Guests ‘nesting’ is fairly normal but not in a common area. That guest sounds extra annoying. The suggestion about guidelines on hours when the common areas can be used sound good.

1 Like

Yes, same here. Like we’re all feckin experts? Many contributors on here are very experienced and have a lot of good advice to share. But nobody has the right to decide whether an anonymous poster is a “good” host or not.
Puppylover posted some silly examples but they’re not the norm, are they? Sometimes people just need some guidance.
I wish this forum had been around when I started out. It might have saved me from 6 months of being a feckin doormat.

I am skint and desperate for bookings. Tonight I had a booking request from some students asking for a “special offer” because they’re on a budget. This hasn’t happened to me in years. I’m cheap and budget already.

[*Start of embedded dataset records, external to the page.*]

int scan_dev(int device, hipStream_t st, const double *d_t, const double *d_y, const double *d_dy,
             const int64_t *d_offsets, int64_t n_total, int64_t n_curves, int shared_t, double f0,
             double delta, int64_t j_begin, int64_t nf, int mode, int psd, double *d_power,
             double *d_raw_s, double *d_raw_c, double *d_amax, int64_t *d_argmax, void *work,
             int64_t work_bytes, const int32_t *d_picks = nullptr, const TrendScalars *trend = nullptr) {
    PDC_REQUIRE(d_t && d_y, "gls: t and y must not be NULL");
    PDC_REQUIRE((mode == MODE_TREND) == (trend != nullptr) && (mode != MODE_TREND || (n_curves == 1 && !d_picks && !shared_t)),
                "gls: the trend mode takes one curve and its scalars");
    PDC_REQUIRE(!d_picks || (shared_t && d_offsets && mode != MODE_RAW), "gls: picks need a shared time axis");
    PDC_REQUIRE(n_total >= 0 && n_curves >= 1 && nf >= 0 && j_begin >= 0, "gls: negative size");
    PDC_REQUIRE(n_curves == 1 || d_offsets, "gls: a batch needs offsets");
    PDC_REQUIRE(n_curves * ((nf + 255) / 256 + 1) < (int64_t)1 << 31, "gls: grid too large");
    const WorkLayout w = layout(n_total, n_curves, nf);
    PDC_REQUIRE(work && work_bytes >= w.total, "gls: workspace too small (%lld < %lld bytes)",
                (long long)work_bytes, (long long)w.total);
    if (nf == 0) return PDC_OK;
    PDC_TRY(use_device(device));
    char *base = static_cast<char *>(work);
    Dispatch &rec = g_last_dispatch;
    rec = Dispatch{};
    rec.parts = 1;
    g_last_pair = PairUse{};

    PrepArgs p;
    p.t = d_t;
    p.y = d_y;
    p.dy = d_dy;
    p.offsets = d_offsets;
    p.n_total = n_total;
    p.shared_t = shared_t;
    p.fit_mean = mode == MODE_FIT_MEAN;
    p.raw = mode == MODE_RAW;
    p.delta = delta;
    p.rec = reinterpret_cast<double *>(base + w.rec);
    p.scal = reinterpret_cast<double *>(base + w.scal);
    p.picks = d_picks;
    const bool peaks = d_amax || d_argmax;

    static const int env_shared = [] { const char *e = getenv("PDC_GLS_SHARED"); return e ? atoi(e) : -1; }();
    if (shared_t && mode != MODE_RAW && n_curves >= 2 && env_shared != 0) {
        const bool uni = d_dy == nullptr;
        const int64_t n = n_total / n_curves;
        const int64_t group = (int64_t)kShWaves * (uni ? kShCurvesU : kShCurvesW);
        const int64_t bpad = (n_curves + group - 1) / group * group;
        const int64_t table = (n + 2) * bpad * (uni ? 8 : 16);
        if ((n_curves >= 96 || env_shared == 1) && table + n * 8 <= w.scal && n * n_curves == n_total) {
            p.rw = p.rec;
            p.tp = reinterpret_cast<double *>(base + table);
            p.bpad = bpad;
            PDC_HIP(hipMemsetAsync(base + table / (n + 2) * n, 0, table / (n + 2) * 2, st));
            hipLaunchKernelGGL(gls_prep_kernel, dim3((unsigned)n_curves), dim3(kPrepBlock), 0, st, p);
            PDC_HIP(hipGetLastError());
            SharedArgs sa;
            sa.tp = p.tp;
            sa.rw = p.rw;
            sa.scal = p.scal;
            sa.n = n;
            sa.n_curves = n_curves;
            sa.bpad = bpad;
            sa.tiles = (nf + 63) / 64;
            sa.groups = bpad / group;
            sa.f0 = f0;
            sa.delta = delta;
            sa.j_begin = j_begin;
            sa.nf = nf;
            sa.psd = psd;
            sa.power = d_power;
            sa.blk_max = peaks ? reinterpret_cast<double *>(base + w.blk_max) : nullptr;
            sa.blk_arg = peaks ? reinterpret_cast<int64_t *>(base + w.blk_arg) : nullptr;
            static const bool sh2 = [] { const char *e = getenv("PDC_GLS_SH2"); return !(e && e[0] == '0'); }();
            if (!uni && sh2) {
                sa.groups = bpad / (kSh2Waves * kSh2Curves);
                const int64_t G2 = sa.groups * ((nf + 127) / 128);
                PDC_REQUIRE(G2 < (int64_t)1 << 31, "gls: grid too large");
                const dim3 grid2((unsigned)(((G2 + 7) / 8) * 8));
                rec.route = ROUTE_SHARED2;
                rec.K = 2;
                rec.tiles = (nf + 127) / 128;
                rec.bpad = bpad;
                rec.groups = sa.groups;
                if (mode == MODE_FIT_MEAN) {
                    PDC_TRY(allow_dynamic_lds((const void *)gls_shared2_kernel<true>, (int)kSh2Lds));
                    hipLaunchKernelGGL((gls_shared2_kernel<true>), grid2, dim3(kSh2Block), kSh2Lds, st, sa);
                } else {
                    PDC_TRY(allow_dynamic_lds((const void *)gls_shared2_kernel<false>, (int)kSh2Lds));
                    hipLaunchKernelGGL((gls_shared2_kernel<false>), grid2, dim3(kSh2Block), kSh2Lds, st, sa);
                }
                PDC_HIP(hipGetLastError());
                if (peaks) {
                    hipLaunchKernelGGL(gls_peak_kernel, dim3((unsigned)n_curves), dim3(64), 0, st, sa.blk_max,
                                       sa.blk_arg, sa.tiles, d_amax, d_argmax);
                    PDC_HIP(hipGetLastError());
                }
                return PDC_OK;
            }
            const int64_t G = sa.groups * sa.tiles;
            PDC_REQUIRE(G < (int64_t)1 << 31, "gls: grid too large");
            const dim3 grid((unsigned)(((G + 7) / 8) * 8));
            rec.route = ROUTE_SHARED;
            rec.K = 1;
            rec.tiles = sa.tiles;
            rec.bpad = bpad;
            rec.groups = sa.groups;
            if (mode == MODE_FIT_MEAN) {
                if (uni) hipLaunchKernelGGL((gls_shared_kernel<true, true>), grid, dim3(kShBlock), 0, st, sa);
                else hipLaunchKernelGGL((gls_shared_kernel<true, false>), grid, dim3(kShBlock), 0, st, sa);
            } else {
                if (uni) hipLaunchKernelGGL((gls_shared_kernel<false, true>), grid, dim3(kShBlock), 0, st, sa);
                else hipLaunchKernelGGL((gls_shared_kernel<false, false>), grid, dim3(kShBlock), 0, st, sa);
            }
            PDC_HIP(hipGetLastError());
            if (peaks) {
                hipLaunchKernelGGL(gls_peak_kernel, dim3((unsigned)n_curves), dim3(64), 0, st, sa.blk_max,
                                   sa.blk_arg, sa.tiles, d_amax, d_argmax);
                PDC_HIP(hipGetLastError());
            }
            return PDC_OK;
        }
    }
    if (n_curves == 1 && mode != MODE_RAW && n_total >= 16384 && !d_picks) {
        WidePrepArgs wp;
        wp.p = p;
        wp.nparts = (int)((n_total + 4 * kBlock - 1) / (4 * kBlock));
        wp.nparts = wp.nparts > kPrepParts ? kPrepParts : wp.nparts;
        wp.part = reinterpret_cast<double *>(base + w.parts);
        rec.wide_prep = 1;
        hipLaunchKernelGGL(gls_prep_wide_a, dim3(wp.nparts), dim3(kBlock), 0, st, wp);
        hipLaunchKernelGGL(gls_prep_wide_b, dim3(wp.nparts), dim3(kBlock), 0, st, wp);
        hipLaunchKernelGGL(gls_prep_wide_c, dim3(1), dim3(kBlock), 0, st, wp);
    } else {
        hipLaunchKernelGGL(gls_prep_kernel, dim3((unsigned)n_curves), dim3(kPrepBlock), 0, st, p);
    }
    PDC_HIP(hipGetLastError());

    int K, S, parts;
    tile_shape(n_curves, nf, n_total, mode != MODE_RAW, &K, &S, &parts);
    if (mode == MODE_TREND) {
        K = K > 8 ? 8 : K;
        S = 1;
        parts = 1;
    }
    GlsArgs a;
    if (trend) a.trend = *trend;
    a.rec = p.rec;
    a.offsets = d_offsets;
    a.scal = p.scal;
    a.n_total = n_total;
    a.n_curves = n_curves;
    static const int env_pair = [] { const char *e = getenv("PDC_GLS_PAIR"); return e ? atoi(e) : -1; }();
    if (K == 16 && (mode == MODE_FIT_MEAN || mode == MODE_NO_MEAN) && env_pair != 0) {
        double *tab = reinterpret_cast<double *>(base + w.pair);
        const int64_t cells = (n_total + 2) * kPairM;
        PDC_REQUIRE((cells + kBlock - 1) / kBlock < (int64_t)1 << 31, "gls: too many samples for the offset table");
        hipLaunchKernelGGL(gls_pair_table_kernel, dim3((unsigned)((cells + kBlock - 1) / kBlock)), dim3(kBlock), 0, st,
                           (const double *)p.rec, tab, n_total, delta);
        PDC_HIP(hipGetLastError());
        a.pair_tab = tab;
        static const int env_lead = [] { const char *e = getenv("PDC_GLS_LEAD"); return e ? atoi(e) : 0; }();
        a.lead_swap = (env_lead == 1 && S <= 2) ? 1 : 0;
        rec.lead_swap = a.lead_swap;
        g_last_pair.ran = 1;
        g_last_pair.table_bytes = (n_total + 2) * kPairRow * 8;
    }
    const int64_t tile_freqs = (int64_t)(kBlock / S) * K;
    a.tiles = (nf + tile_freqs - 1) / tile_freqs;
    a.f0 = f0;
    a.delta = delta;
    a.j_begin = j_begin;
    a.nf = nf;
    a.psd = psd;
    a.power = d_power;
    a.raw_s = d_raw_s;
    a.raw_c = d_raw_c;
    a.blk_max = peaks ? reinterpret_cast<double *>(base + w.blk_max) : nullptr;
    a.blk_arg = peaks ? reinterpret_cast<int64_t *>(base + w.blk_arg) : nullptr;
    const int64_t G = a.n_curves * a.tiles;
    dim3 grid((unsigned)(((G + 7) / 8) * 8));
    if (parts > 1) {
        const int64_t chunk = 128;
        a.z_len = ((n_total + parts - 1) / parts + chunk - 1) / chunk * chunk;
        parts = (int)((n_total + a.z_len - 1) / a.z_len);
        a.partial = reinterpret_cast<double *>(base + w.partial);
        a.parts = parts;
        if (parts >= 8) {
            a.parts_by_xcd = 1;
            grid.x = (unsigned)(8 * ((parts + 7) / 8) * G);
        } else {
            grid.y = (unsigned)parts;
        }
    }
    rec.route = parts > 1 ? ROUTE_PARTS : ROUTE_GENERAL;
    rec.K = K;
    rec.S = S;
    rec.tiles = a.tiles;
    rec.parts = parts;
    rec.parts_by_xcd = a.parts_by_xcd;
    rec.z_len = a.z_len;
    static const int env_bal = [] { const char *e = getenv("PDC_GLS_BAL"); return e ? atoi(e) : -1; }();
    bool balanced = false;
    if (n_curves == 1 && parts == 1 && mode != MODE_RAW && mode != MODE_TREND && K == 16 && S >= 2 && env_bal != 0) {
        const int64_t slots = 512, nchunks = (n_total + 127) / 128;
        const int64_t full = a.tiles / slots, rem = a.tiles % slots;
        const double t_tiles = (double)full + (rem == 0 ? 0.0 : (rem <= slots / 2 ? 0.5 : 1.0));
        const double t_bal = (double)a.tiles / (double)slots + 0.004;
        const int64_t w_bal = (a.tiles + slots - 1) / slots * slots;
        if ((env_bal == 1 || t_tiles > 1.02 * t_bal) && a.tiles * 2 > w_bal && nchunks >= 32) {
            balanced = true;
            a.bal_slots = w_bal;
            a.bal_chunks = nchunks;
            a.bal_units = a.tiles * nchunks;
            a.bal_tile_freqs = tile_freqs;
            a.partial = reinterpret_cast<double *>(base + w.partial);
            grid = dim3((unsigned)(((w_bal + 7) / 8) * 8));
            rec.route = ROUTE_BALANCED;
            rec.bal_slots = w_bal;
            rec.bal_chunks = nchunks;
            if (mode == MODE_FIT_MEAN) launch_scan_balanced<MODE_FIT_MEAN>(S, grid, st, a);
            else launch_scan_balanced<MODE_NO_MEAN>(S, grid, st, a);
        }
    }
    if (balanced) {
    } else if (mode == MODE_TREND) {
        if (K == 4) hipLaunchKernelGGL((gls_scan_kernel<4, MODE_TREND, 1>), grid, dim3(kBlock), 0, st, a);
        else hipLaunchKernelGGL((gls_scan_kernel<8, MODE_TREND, 1>), grid, dim3(kBlock), 0, st, a);
    } else if (mode == MODE_FIT_MEAN) {
        launch_scan<MODE_FIT_MEAN>(K, S, grid, st, a);
    } else if (mode == MODE_NO_MEAN) {
        launch_scan<MODE_NO_MEAN>(K, S, grid, st, a);
    } else {
        launch_scan<MODE_RAW>(K, S, grid, st, a);
    }
    PDC_HIP(hipGetLastError());
    int64_t peak_tiles = a.tiles;
    if (a.partial) {
        peak_tiles = (nf + kBlock / 4 - 1) / (kBlock / 4);
        if (mode == MODE_FIT_MEAN)
            hipLaunchKernelGGL(gls_finish_kernel<MODE_FIT_MEAN>, dim3((unsigned)peak_tiles), dim3(kBlock), 0, st, a, parts);
        else
            hipLaunchKernelGGL(gls_finish_kernel<MODE_NO_MEAN>, dim3((unsigned)peak_tiles), dim3(kBlock), 0, st, a, parts);
        PDC_HIP(hipGetLastError());
    }
    if (peaks) {
        hipLaunchKernelGGL(gls_peak_kernel, dim3((unsigned)n_curves), dim3(64), 0, st, a.blk_max,
                           a.blk_arg, peak_tiles, d_amax, d_argmax);
        PDC_HIP(hipGetLastError());
    }
    return PDC_OK;
}

}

If it wasn’t for a forum like this that taught me ‘DON’T EVER DISCOUNT because if they don’t respect your price, they won’t respect your place’ … I wouldn’t have learned.

Anyway, in yoda fashion, Everything you think you know - the beginning it is.

@Magwitch I have to disagree with other hosts who encourage hosts not to reduce their rates… naturally, if my nightly rate was $48 and the guest was staying for a single night and wanted a discount, I would tell the guest to take a hike. However, if the guest was staying for several days and my place would otherwise remain empty, I would certainly consider a rate reduction…

I would disagree,
a guest who does not respect your price will not respect your place is solid advice.

Go ahead, discount away, at some point it will be cheaper just to send the guest money and have them book somewhere else. The race to the bottom will only get worse unless hosts hold firm.

RR

2 Likes

@RiverRock Being a host is a business and in most businesses there is some negotiation; if a guest wants to negotiate the rate, I’m not going to be offended because I’m a businesswoman. Ultimately, I will evaluate my options and either accept or decline the prospective guest’s proposed reduced rate…

2 Likes

It’s not so much the haggling part as the red flag that the guest will be a huge problem in other ways after getting the discount, which seems to correlate.